■ **ASSIGNMENT**: Word for word, restate all of the records.

SUPPLIED INFORMATION Block Start

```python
# ... 94 lines not shown
            raise ValueError("train_draws: the buffers' worker stride must equal U * N * W")
        _lib.call("toued_rollout_draws", self._c, _lib.ptr(levels), _lib.ptr(keys.contiguous()), N, U, W, T,
                  _lib.ptr(chain), _lib.ptr(draws), stream if stream is not None else _lib.stream_ptr())
        return draws

    def rollout_from_draws(self, draws: torch.Tensor, u: int, theta: torch.Tensor, levels: torch.Tensor,
                           state: torch.Tensor, out: Transition, cum: torch.Tensor | None = None):
        N = theta.shape[0]
        n = state.shape[1]
        T = self.train_rollout_len
        _lib.call("toued_rollout_env", self._c, _lib.ptr(levels), _lib.ptr(theta), theta.shape[1], _lib.ptr(state), N,
                  n // N, T, _lib.ptr(draws) + 16 * u * n, draws.shape[1], _lib.ptr(out.obs_idx),
                  _lib.ptr(out.obs_time), _lib.ptr(out.action), _lib.ptr(out.reward), _lib.ptr(out.done),
                  _lib.ptr(cum) if cum is not None else None, _lib.stream_ptr())

    def eval_draws(self, agent_keys: torch.Tensor, levels: torch.Tensor, n_workers: int,
                   buf: torch.Tensor | None = None) -> torch.Tensor:
        N = agent_keys.shape[0]
        n, T = N * n_workers, self.eval_rollout_len
        dev = levels.device
        chain = torch.empty((T, n, 4), dtype=torch.int32, device=dev)
        if buf is None or buf.shape != (T, n, 4):
            buf = torch.empty((T, n, 4), dtype=torch.int32, device=dev)
        st = _lib.stream_ptr()
        _lib.call("toued_eval_keys", _lib.ptr(agent_keys.contiguous()), N, n_workers, T, _lib.ptr(chain), st)
        _lib.call("toued_eval_draws", self._c, _lib.ptr(levels), N, n_workers, T, _lib.ptr(chain), _lib.ptr(buf), st)
        return buf

    def eval_returns_from_draws(self, draws: torch.Tensor, theta: torch.Tensor, levels: torch.Tensor,
                                state: torch.Tensor) -> torch.Tensor:
        N = theta.shape[0]
        n = state.shape[1]
        cum = torch.empty((N, n // N), dtype=torch.float32, device=state.device)
        _lib.call("toued_eval_returns", self._c, _lib.ptr(levels), _lib.ptr(theta), theta.shape[1], _lib.ptr(state),
                  N, n // N, self.eval_rollout_len, _lib.ptr(draws), _lib.ptr(cum), _lib.stream_ptr())
        return cum

    def optimal_return(self, levels: torch.Tensor, max_rollout_len: int, return_all: bool = False) -> torch.Tensor:
        if not self.spec.tabular:
            raise NotImplementedError("Optimal return not implemented for non-tabular environments.")
        if levels.dim() == 1:
# ... 78 lines not shown
```

Measured before the change: 182.2 million agent-env-steps/sec.

## Split eval key generation across streams, fuse reverse loop kernel, raise wave priorities

Allows eval key/draw generation to be split into step ranges via a carry buffer, with an early piece launched on a separate stream, and reuses a persistent scratch buffer instead of allocating the chain each call. Adds an optional single fused kernel that runs the LPG loss gradient and the whole K-step entropy-clip/HVP reverse loop in one launch. Raises s_setprio on the eval-loss and train-env kernels so they win scheduling against concurrent side-stream work. The split defaults to zero and the fused reverse loop is off by default, so by default only the priority changes and the scratch reuse run.

Measured after the change: 182.7 million agent-env-steps/sec (median of 6 runs). No clear change (+0.3%).

```diff
diff --git a/include/toued.h b/include/toued.h
--- a/include/toued.h
+++ b/include/toued.h
@@ -65,6 +65,8 @@
                       const uint32_t* draws, long dstride, int* traj_idx, int* traj_time, uint8_t* traj_action,
                       float* traj_reward, uint8_t* traj_done, float* cum_return, hipStream_t stream);
 int toued_eval_keys(const uint32_t* agent_keys, int n_agents, int W, int T, uint32_t* chain, hipStream_t stream);
+int toued_eval_keys_range(const uint32_t* agent_keys, int n_agents, int W, int t0, int t1, uint32_t* carry,
+                          uint32_t* chain, hipStream_t stream);
 int toued_eval_draws(EnvSpec spec, const int* levels, int n_agents, int W, int T, const uint32_t* chain,
                      uint32_t* draws, hipStream_t stream);
 int toued_eval_returns(EnvSpec spec, const int* levels, const float* theta, int D, const int* state, int n_agents,
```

SUPPLIED INFORMATION Block End

■ **EXPECTED OUTPUT**:
```python
# ... 94 lines not shown
            raise ValueError("train_draws: the buffers' worker stride must equal U * N * W")
        _lib.call("toued_rollout_draws", self._c, _lib.ptr(levels), _lib.ptr(keys.contiguous()), N, U, W, T,
                  _lib.ptr(chain), _lib.ptr(draws), stream if stream is not None else _lib.stream_ptr())
        return draws

    def rollout_from_draws(self, draws: torch.Tensor, u: int, theta: torch.Tensor, levels: torch.Tensor,
                           state: torch.Tensor, out: Transition, cum: torch.Tensor | None = None):
        N = theta.shape[0]
        n = state.shape[1]
        T = self.train_rollout_len
        _lib.call("toued_rollout_env", self._c, _lib.ptr(levels), _lib.ptr(theta), theta.shape[1], _lib.ptr(state), N,
                  n // N, T, _lib.ptr(draws) + 16 * u * n, draws.shape[1], _lib.ptr(out.obs_idx),
                  _lib.ptr(out.obs_time), _lib.ptr(out.action), _lib.ptr(out.reward), _lib.ptr(out.done),
                  _lib.ptr(cum) if cum is not None else None, _lib.stream_ptr())

    def eval_draws(self, agent_keys: torch.Tensor, levels: torch.Tensor, n_workers: int,
                   buf: torch.Tensor | None = None) -> torch.Tensor:
        N = agent_keys.shape[0]
        n, T = N * n_workers, self.eval_rollout_len
        dev = levels.device
        chain = torch.empty((T, n, 4), dtype=torch.int32, device=dev)
        if buf is None or buf.shape != (T, n, 4):
            buf = torch.empty((T, n, 4), dtype=torch.int32, device=dev)
        st = _lib.stream_ptr()
        _lib.call("toued_eval_keys", _lib.ptr(agent_keys.contiguous()), N, n_workers, T, _lib.ptr(chain), st)
        _lib.call("toued_eval_draws", self._c, _lib.ptr(levels), N, n_workers, T, _lib.ptr(chain), _lib.ptr(buf), st)
        return buf

    def eval_returns_from_draws(self, draws: torch.Tensor, theta: torch.Tensor, levels: torch.Tensor,
                                state: torch.Tensor) -> torch.Tensor:
        N = theta.shape[0]
        n = state.shape[1]
        cum = torch.empty((N, n // N), dtype=torch.float32, device=state.device)
        _lib.call("toued_eval_returns", self._c, _lib.ptr(levels), _lib.ptr(theta), theta.shape[1], _lib.ptr(state),
                  N, n // N, self.eval_rollout_len, _lib.ptr(draws), _lib.ptr(cum), _lib.stream_ptr())
        return cum

    def optimal_return(self, levels: torch.Tensor, max_rollout_len: int, return_all: bool = False) -> torch.Tensor:
        if not self.spec.tabular:
            raise NotImplementedError("Optimal return not implemented for non-tabular environments.")
        if levels.dim() == 1:
# ... 78 lines not shown
```

Measured before the change: 182.2 million agent-env-steps/sec.

## Split eval key generation across streams, fuse reverse loop kernel, raise wave priorities

Allows eval key/draw generation to be split into step ranges via a carry buffer, with an early piece launched on a separate stream, and reuses a persistent scratch buffer instead of allocating the chain each call. Adds an optional single fused kernel that runs the LPG loss gradient and the whole K-step entropy-clip/HVP reverse loop in one launch. Raises s_setprio on the eval-loss and train-env kernels so they win scheduling against concurrent side-stream work. The split defaults to zero and the fused reverse loop is off by default, so by default only the priority changes and the scratch reuse run.

Measured after the change: 182.7 million agent-env-steps/sec (median of 6 runs). No clear change (+0.3%).

```diff
diff --git a/include/toued.h b/include/toued.h
--- a/include/toued.h
+++ b/include/toued.h
@@ -65,6 +65,8 @@
                       const uint32_t* draws, long dstride, int* traj_idx, int* traj_time, uint8_t* traj_action,
                       float* traj_reward, uint8_t* traj_done, float* cum_return, hipStream_t stream);
 int toued_eval_keys(const uint32_t* agent_keys, int n_agents, int W, int T, uint32_t* chain, hipStream_t stream);
+int toued_eval_keys_range(const uint32_t* agent_keys, int n_agents, int W, int t0, int t1, uint32_t* carry,
+                          uint32_t* chain, hipStream_t stream);
 int toued_eval_draws(EnvSpec spec, const int* levels, int n_agents, int W, int T, const uint32_t* chain,
                      uint32_t* draws, hipStream_t stream);
 int toued_eval_returns(EnvSpec spec, const int* levels, const float* theta, int D, const int* state, int n_agents,
```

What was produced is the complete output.